Поэт это понимает, и его голос звучит еще более артистично. Он хочет покорять. Он на взводе.
В самую высокую творческую минуту раздается детский вой и входит парочка: ангел Алеша и приемный сын Орфея Вадик – рыжий, курчавый, пятилетний. У Алеши правый глаз вылез из орбиты. Буквально фонарь, розовый от лопнувших сосудов. Быстро выясняется, что Вадик дал Алеше кулаком в глаз. Кулак – не слабый, как кирпич. Алеша – невинная жертва, а Вадик – малолетняя шпана. Тем не менее Орфей нежно привлекает к себе приемного сына и заботливо спрашивает: «Испугался?»
На Алешу ноль внимания. Ему никто не сочувствует. Народ безмолвствует, поскольку Вадик сын самого бога, а бог игнорирует Алешу. Он на стороне злобного Вадика.
Лара в ужасе от увиденного. Она рассматривает глаз своего сына, проверяя, цел ли глаз. Но тоже никак не реагирует, не ругает Вадика и не бьет его в отместку. Несправедливость торжествует.
Глаз в итоге оказался цел, только травмирован.
На другой день глаз встал на место, но еще долго оставался розовым.
Мальчики избегали друг друга. А вот родители, Лара и Орфей, – наоборот, тянулись один к другому и притянулись вплотную.
У Лары и Орфея вспыхнул роман и полыхал ярким пламенем у всех на глазах.
Лара изо всех сил прятала свое чувство. Она не подходила к поэту днем, на людях. Но где бы ни сидела – в столовой, на пляже, – глаза ее были далеко. Иногда она их прикрывала веками, чтобы не видеть реальную действительность. Она хотела видеть только то, что хотела. Его. Его лицо во время страсти, его слова во время ласк, его прикосновения как морские волны. Да. Поистине любовь – это божественное состояние, и ничто, ничто его не заменит, даже творчество. Природа знает, что делает.
Тем не менее жизнь катилась своим чередом и по своим законам.
Лара была замужем. И муж приехал в Коктебель, чтобы провести с семьей первый месяц лета.
Муж – довольно модный художник Борис Харламов, приземистый, похожий на молодого бычка. Не толстый, но широкий, с приятным крестьянским лицом.
Орфей откликнулся стихами на это событие. Он написал: «Я люблю тебя с сыном-ангелочком, я люблю тебя с мужем-бугаечком».
Муж приехал весьма некстати, в эпицентре романа жены. Остановить запретную любовь было невозможно, так же как остановить руками несущийся поезд.
Художник все быстро понял, но уехать сразу не пожелал. Он сопровождал на море своего сыночка, ходил прямо, с остановившимся, непроницаемым лицом.
Все исподтишка наблюдали, но не злорадствовали.
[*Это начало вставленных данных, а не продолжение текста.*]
int dt_unet_time_conv(const dt_unet *h, int batch_total, int H, int W, int images, int single, int block, int slot, int bm,
                      int bn, int splits, int prec, int fuse, int reps, void *workspace, size_t ws_bytes, void *stream,
                      float *ms, double *flops) {
  if (!h || !workspace || !ms || !flops) return DT_E_NULL;
  if (!slot_exists(block, slot) || reps < 1) return DT_E_ARG;
  TunedShape req{{batch_total, H, W, images, single}, {}};
  if (const int bad = req.shape.validate()) return bad;
  const Plan pl = make_plan(h, req.shape);
  if (pl.total * sizeof(float) > ws_bytes) return DT_E_WORKSPACE;
  float *ws = (float *)workspace;
  const float *in = block == 0 ? ws + pl.h[0] : (block <= 4 ? ws + pl.pool[block - 1] : ws + pl.cat[block - 5]);
  if (!has_launch(h, block, slot)) { *ms = 0.f; *flops = 0.0; return DT_OK; }
  std::fill_n(&req.c[0][0], kBlocks * 3, ConvChoice{bm, bn, splits, prec, fuse});
  const ResolvedForward f = resolve_forward(h, req.shape, &req);
  const ConvParams p = bind_conv(h, f, block, slot, f.c[block][slot], in, ws, pl, h->slab, batch_total);
  *flops = 2.0 * p.M * (double)p.cout_real * ((double)p.cin_real * p.ksize * p.ksize + (p.in2 ? p.cin2_real : 0));
  ConvTimer timer;
  if (const int bad = timer.create()) return bad;
  return timer.time(p, reps, (hipStream_t)stream, ms);
}

int dt_unet_set_precision(dt_unet *h, int precision) {
  if (!h) return DT_E_NULL;
  if (precision < DT_PREC_FP32 || precision > DT_PREC_AUTO) return DT_E_ARG;
  h->tuned.clear();
  drop_graphs(h);
  h->precision = precision;
  return DT_OK;
}

int dt_unet_set_head_fusion(dt_unet *h, int on) {
  if (!h) return DT_E_NULL;
  h->head_fusion = on != 0;
  drop_graphs(h);
  return DT_OK;
}

int dt_unet_set_fused(dt_unet *h, int on) {
  if (!h) return DT_E_NULL;
  h->fused_on = on != 0 && h->fused_ok;
  drop_graphs(h);
  return DT_OK;
}

int dt_unet_fused_active(const dt_unet *h, int H, int W) {
  if (!h) return DT_E_NULL;
  return use_fused(h, H, W) ? 1 : 0;
}

int dt_unet_conv_choice(const dt_unet *h, int batch_total, int H, int W, int images, int single, int block, int slot, int *bm,
                        int *bn, int *splits, int *prec, int *tuned) {
  if (!h || !bm || !bn || !splits || !prec || !tuned) return DT_E_NULL;
  if (!slot_exists(block, slot)) return DT_E_ARG;
  const FwdShape sh{batch_total, H, W, images, single};
  if (const int bad = sh.validate()) return bad;
  const TunedShape *t = find_tuned(h, sh);
  const ResolvedForward f = resolve_forward(h, sh, t);
  const ConvChoice &c = f.c[block][slot];
  *bm = c.bm; *bn = c.bn; *splits = c.splits; *prec = c.kind + (c.fuse ? 8 : 0); *tuned = t && has_launch(h, block, slot);
  if (slot == 0 && f.c[block][2].fuse) *bm = *bn = *splits = 0;
  return DT_OK;
}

Скорее сочувствовали.
Я сидела на пляже, делала вид, что ничего не происходит, угощала Алешу и его папу мытой черешней.
Лара привычно входила в море, а Борис смотрел на ее прекрасную спину, и его глаза наливались ужасом, поскольку это богатство крадут у него среди бела дня и украдут окончательно.
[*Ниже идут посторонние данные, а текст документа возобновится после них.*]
@@ -1039,14 +1056,21 @@
 #define DESTA_Q_STAGE(IT, QR_, GR, LS, DL)                                                                      \
     __syncthreads();                                                                                           \
     asm volatile("; stage " #QR_ ::: "memory");                                                                \
-    tile_store<D, QR, NT>(qimg, QR_);                                                                          \
-    tile_store<D, QR, NT>(gimg, GR);                                                                           \
-    if (threadIdx.x < QR) { lse_s[threadIdx.x] = LS; dlt_s[threadIdx.x] = DL; }                                \
+    tile_store<D, QR, ST>(qimg, QR_, stid);                                                                    \
+    tile_store<D, QR, ST>(gimg, GR, stid);                                                                     \
+    if (stid < QR) { lse_s[stid] = LS; dlt_s[stid] = DL; }                                                     \
     __syncthreads();                                                                                           \
     if ((IT) + 2 < n_it) DESTA_Q_FETCH((IT) + 2, QR_, GR, LS, DL)
-    if (n_it > 0) DESTA_Q_FETCH(0, qr0, gr0, ls0, dl0)
-    if (n_it > 1) DESTA_Q_FETCH(1, qr1, gr1, ls1, dl1)
-    auto compute = [&](const int it) __attribute__((always_inline)) {
+#define DESTA_Q_PUT(BO, NEXT, QR_, GR, LS, DL)                                                                  \
+    tile_store<D, QR, ST>(qimg + (BO), QR_, stid);                                                             \
+    tile_store<D, QR, ST>(gimg + (BO), GR, stid);                                                              \
+    if (stid < QR) { ((float*)((char*)lse_s + (BO)))[stid] = LS; ((float*)((char*)dlt_s + (BO)))[stid] = DL; } \
+    if ((NEXT) < n_it) DESTA_Q_FETCH(NEXT, QR_, GR, LS, DL)
+    auto compute = [&](const int it, const int bo, const bool dvr) __attribute__((always_inline)) {
+        const char* qimg = lds + bo;
+        const char* gimg = lds + bo + QR * D * 2;
+        const float* lse_s = (const float*)(lds + bo + 2 * QR * D * 2);
+        const float* dlt_s = lse_s + QR;
         const int qt = qt_lo + it % nq;
         constexpr int NS = QR / 32;
         f32x16 stv[NS], dpv[NS];
@@ -1054,10 +1078,16 @@
 #pragma unroll
         for (int sub = 0; sub < NS; ++sub) {
             const int qb = qt * QR + sub * 32;
-            act[sub] = qb < p.Sq && !(p.causal && k0 > qb + 31 + coff);
+            act[sub] = qb < p.Sq && qb + 32 > p.grad_from && !dead && !(p.causal && k0 > qb + 31 + coff);
             if (!act[sub]) continue;
 #pragma unroll
             for (int r = 0; r < 16; ++r) { stv[sub][r] = 0.f; dpv[sub][r] = 0.f; }
+            if (dvr) {
+#pragma unroll
+                for (int ds = 0; ds < D / 16; ++ds)
+                    stv[sub] = __builtin_amdgcn_mfma_f32_32x32x16_bf16(frag_rows<D>(qimg, sub * 32, ds, lane), kf[ds], stv[sub], 0, 0, 0);
+                continue;
+            }
 #pragma unroll
             for (int ds = 0; ds < D / 16; ++ds) {
                 stv[sub] = __builtin_amdgcn_mfma_f32_32x32x16_bf16(frag_rows<D>(qimg, sub * 32, ds, lane), kf[ds], stv[sub], 0, 0, 0);
@@ -1076,9 +1106,14 @@
 #pragma unroll
             for (int q4 = 0; q4 < 4; ++q4) {
                 const float4 a4 = *(const float4*)(lse_s + sub * 32 + 8 * q4 + 4 * h2);
-                const float4 b4 = *(const float4*)(dlt_s + sub * 32 + 8 * q4 + 4 * h2);
                 lsv[4 * q4 + 0] = a4.x; lsv[4 * q4 + 1] = a4.y; lsv[4 * q4 + 2] = a4.z; lsv[4 * q4 + 3] = a4.w;
-                dlv[4 * q4 + 0] = b4.x; dlv[4 * q4 + 1] = b4.y; dlv[4 * q4 + 2] = b4.z; dlv[4 * q4 + 3] = b4.w;
+            }
+            if (!dvr) {
+#pragma unroll
+                for (int q4 = 0; q4 < 4; ++q4) {
+                    const float4 b4 = *(const float4*)(dlt_s + sub * 32 + 8 * q4 + 4 * h2);
+                    dlv[4 * q4 + 0] = b4.x; dlv[4 * q4 + 1] = b4.y; dlv[4 * q4 + 2] = b4.z; dlv[4 * q4 + 3] = b4.w;
+                }
             }
             unsigned keep = 0xffffu;
             if constexpr (DROP) {
@@ -1108,6 +1143,18 @@
                     st[r] = ok ? st[r] : -INFINITY;
                 }
             }
+            if (dvr) {
+#pragma unroll
+                for (int r = 0; r < 16; ++r) st[r] = __builtin_amdgcn_exp2f(fmaf(st[r], p.scale_log2, -lsv[r]));
+#pragma unroll
+                for (int s = 0; s < 2; ++s) {
+                    const bf16x8 pf = acc_frag(st, s);
+#pragma unroll
+                    for (int i = 0; i < D / 32; ++i)
+                        dk[i] = __builtin_amdgcn_mfma_f32_32x32x16_bf16(pf, frag_tr<D>(gimg, sub * 32 + 16 * s, i * 32, lane), dk[i], 0, 0, 0);
+                }
+                continue;
+            }
 #pragma unroll
             for (int r = 0; r < 16; ++r) {
                 const float pv = __builtin_amdgcn_exp2f(fmaf(st[r], p.scale_log2, -lsv[r]));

Через неделю художник решил уехать и потребовал от Лары, чтобы и она уехала тоже. Но Лара не согласилась. Харламов уехал один. Лара испытала большое облегчение, как будто сбросила с себя мешок картошки. Легкая и свободная, она ринулась к Орфею, задыхаясь от страсти.
Я сказала ей: «Дура».
Она ответила: «Пусть».
Ее можно понять. И меня можно понять. Для меня жизнь важнее любви. А для Лары – любовь важнее жизни.
Я не согласилась бы лезть под купол цирка без страховки. А Лара полезла.
Июнь закончился. Мы вернулись в Москву.
Орфей попал в больницу. У него было воспаление сердечной сумки. Я слышала про такое первый раз в жизни.